RECORDS FOR THIS EXERCISE:

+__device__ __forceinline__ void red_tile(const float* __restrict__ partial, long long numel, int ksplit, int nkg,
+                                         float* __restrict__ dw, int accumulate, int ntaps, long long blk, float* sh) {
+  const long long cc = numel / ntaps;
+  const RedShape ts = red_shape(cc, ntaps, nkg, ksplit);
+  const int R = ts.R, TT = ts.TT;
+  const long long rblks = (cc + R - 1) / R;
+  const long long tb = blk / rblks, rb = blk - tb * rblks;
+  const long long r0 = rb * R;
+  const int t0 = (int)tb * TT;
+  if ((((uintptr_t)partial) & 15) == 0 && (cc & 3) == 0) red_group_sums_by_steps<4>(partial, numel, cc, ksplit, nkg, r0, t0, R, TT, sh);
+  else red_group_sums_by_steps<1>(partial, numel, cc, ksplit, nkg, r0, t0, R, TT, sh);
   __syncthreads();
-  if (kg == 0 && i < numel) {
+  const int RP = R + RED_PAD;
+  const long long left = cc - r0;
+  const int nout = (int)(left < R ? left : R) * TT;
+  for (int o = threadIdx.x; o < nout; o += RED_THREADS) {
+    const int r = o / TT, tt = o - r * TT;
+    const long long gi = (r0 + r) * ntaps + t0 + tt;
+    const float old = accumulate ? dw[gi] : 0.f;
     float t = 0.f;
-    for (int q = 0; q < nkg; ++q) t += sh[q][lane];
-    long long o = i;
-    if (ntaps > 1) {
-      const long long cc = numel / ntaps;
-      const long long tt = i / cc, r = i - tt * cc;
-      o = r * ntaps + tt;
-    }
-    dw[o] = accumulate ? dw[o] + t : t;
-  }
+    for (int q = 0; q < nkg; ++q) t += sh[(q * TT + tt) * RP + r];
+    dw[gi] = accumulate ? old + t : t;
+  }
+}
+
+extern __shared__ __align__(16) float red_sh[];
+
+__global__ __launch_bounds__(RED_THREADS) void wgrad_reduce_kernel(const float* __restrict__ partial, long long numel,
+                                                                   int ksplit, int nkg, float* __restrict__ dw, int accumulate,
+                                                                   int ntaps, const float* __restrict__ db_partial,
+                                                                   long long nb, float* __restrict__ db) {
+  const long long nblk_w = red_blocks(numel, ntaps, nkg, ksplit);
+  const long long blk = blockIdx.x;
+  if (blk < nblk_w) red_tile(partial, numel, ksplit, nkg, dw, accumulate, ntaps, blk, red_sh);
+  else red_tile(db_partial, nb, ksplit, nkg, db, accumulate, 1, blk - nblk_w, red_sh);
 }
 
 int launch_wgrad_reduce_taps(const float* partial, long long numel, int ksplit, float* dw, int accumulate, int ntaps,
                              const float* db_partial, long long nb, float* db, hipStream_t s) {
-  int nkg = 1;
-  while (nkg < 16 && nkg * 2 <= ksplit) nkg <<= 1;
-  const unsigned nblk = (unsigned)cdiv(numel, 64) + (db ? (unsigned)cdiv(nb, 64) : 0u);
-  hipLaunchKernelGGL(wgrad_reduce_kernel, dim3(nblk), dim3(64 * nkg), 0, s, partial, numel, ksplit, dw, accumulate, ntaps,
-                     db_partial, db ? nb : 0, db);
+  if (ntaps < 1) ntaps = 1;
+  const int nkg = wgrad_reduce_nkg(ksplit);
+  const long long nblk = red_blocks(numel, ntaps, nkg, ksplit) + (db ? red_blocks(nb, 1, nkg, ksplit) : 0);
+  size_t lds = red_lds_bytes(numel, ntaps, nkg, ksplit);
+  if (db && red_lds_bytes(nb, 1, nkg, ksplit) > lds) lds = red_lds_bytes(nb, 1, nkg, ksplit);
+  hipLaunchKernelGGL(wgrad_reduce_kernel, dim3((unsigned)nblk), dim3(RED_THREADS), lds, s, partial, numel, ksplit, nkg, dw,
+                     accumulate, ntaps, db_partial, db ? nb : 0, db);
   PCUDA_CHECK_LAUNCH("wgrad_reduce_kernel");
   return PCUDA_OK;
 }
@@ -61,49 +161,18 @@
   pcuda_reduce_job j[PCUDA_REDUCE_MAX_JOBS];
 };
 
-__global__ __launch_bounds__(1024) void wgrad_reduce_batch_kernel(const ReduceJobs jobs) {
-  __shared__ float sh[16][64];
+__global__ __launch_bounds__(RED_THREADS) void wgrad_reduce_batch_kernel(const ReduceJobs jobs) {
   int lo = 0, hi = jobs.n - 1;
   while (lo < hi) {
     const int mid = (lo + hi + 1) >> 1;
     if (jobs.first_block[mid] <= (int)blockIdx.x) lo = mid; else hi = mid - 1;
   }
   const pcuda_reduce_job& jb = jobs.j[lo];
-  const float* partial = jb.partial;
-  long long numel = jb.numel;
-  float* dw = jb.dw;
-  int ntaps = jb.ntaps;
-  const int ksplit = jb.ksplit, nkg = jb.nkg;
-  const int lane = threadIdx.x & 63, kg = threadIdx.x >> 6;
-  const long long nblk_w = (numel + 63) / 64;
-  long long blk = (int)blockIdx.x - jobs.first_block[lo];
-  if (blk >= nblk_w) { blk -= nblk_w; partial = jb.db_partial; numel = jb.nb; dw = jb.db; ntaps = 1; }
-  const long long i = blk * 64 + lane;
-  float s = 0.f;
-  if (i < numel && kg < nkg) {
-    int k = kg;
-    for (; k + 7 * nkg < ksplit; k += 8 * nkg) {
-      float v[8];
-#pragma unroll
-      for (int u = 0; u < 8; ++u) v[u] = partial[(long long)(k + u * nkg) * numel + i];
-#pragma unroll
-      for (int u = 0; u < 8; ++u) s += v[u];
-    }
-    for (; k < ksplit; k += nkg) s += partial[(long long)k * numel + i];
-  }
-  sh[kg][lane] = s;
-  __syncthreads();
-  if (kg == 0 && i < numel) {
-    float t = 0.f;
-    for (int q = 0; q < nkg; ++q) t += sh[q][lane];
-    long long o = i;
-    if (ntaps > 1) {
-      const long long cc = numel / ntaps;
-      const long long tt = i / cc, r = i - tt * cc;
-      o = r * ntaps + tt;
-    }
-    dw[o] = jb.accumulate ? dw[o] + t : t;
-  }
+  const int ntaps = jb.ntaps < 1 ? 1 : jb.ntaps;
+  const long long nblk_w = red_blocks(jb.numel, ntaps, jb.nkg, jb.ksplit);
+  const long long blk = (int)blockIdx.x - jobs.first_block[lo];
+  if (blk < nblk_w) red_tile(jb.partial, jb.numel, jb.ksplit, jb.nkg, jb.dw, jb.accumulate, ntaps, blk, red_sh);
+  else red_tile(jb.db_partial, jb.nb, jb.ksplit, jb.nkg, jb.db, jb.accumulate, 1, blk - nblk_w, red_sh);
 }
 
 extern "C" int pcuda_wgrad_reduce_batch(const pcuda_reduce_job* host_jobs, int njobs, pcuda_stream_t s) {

EXERCISE INSTRUCTIONS:
Give the exact lines, and only those, from the line containing "int nkg = 1;" through the line containing "red_lds_bytes(numel, ntaps, nkg, ksplit);" in the entries above.

ANSWER:
-  int nkg = 1;
-  while (nkg < 16 && nkg * 2 <= ksplit) nkg <<= 1;
-  const unsigned nblk = (unsigned)cdiv(numel, 64) + (db ? (unsigned)cdiv(nb, 64) : 0u);
-  hipLaunchKernelGGL(wgrad_reduce_kernel, dim3(nblk), dim3(64 * nkg), 0, s, partial, numel, ksplit, dw, accumulate, ntaps,
-                     db_partial, db ? nb : 0, db);
+  if (ntaps < 1) ntaps = 1;
+  const int nkg = wgrad_reduce_nkg(ksplit);
+  const long long nblk = red_blocks(numel, ntaps, nkg, ksplit) + (db ? red_blocks(nb, 1, nkg, ksplit) : 0);
+  size_t lds = red_lds_bytes(numel, ntaps, nkg, ksplit);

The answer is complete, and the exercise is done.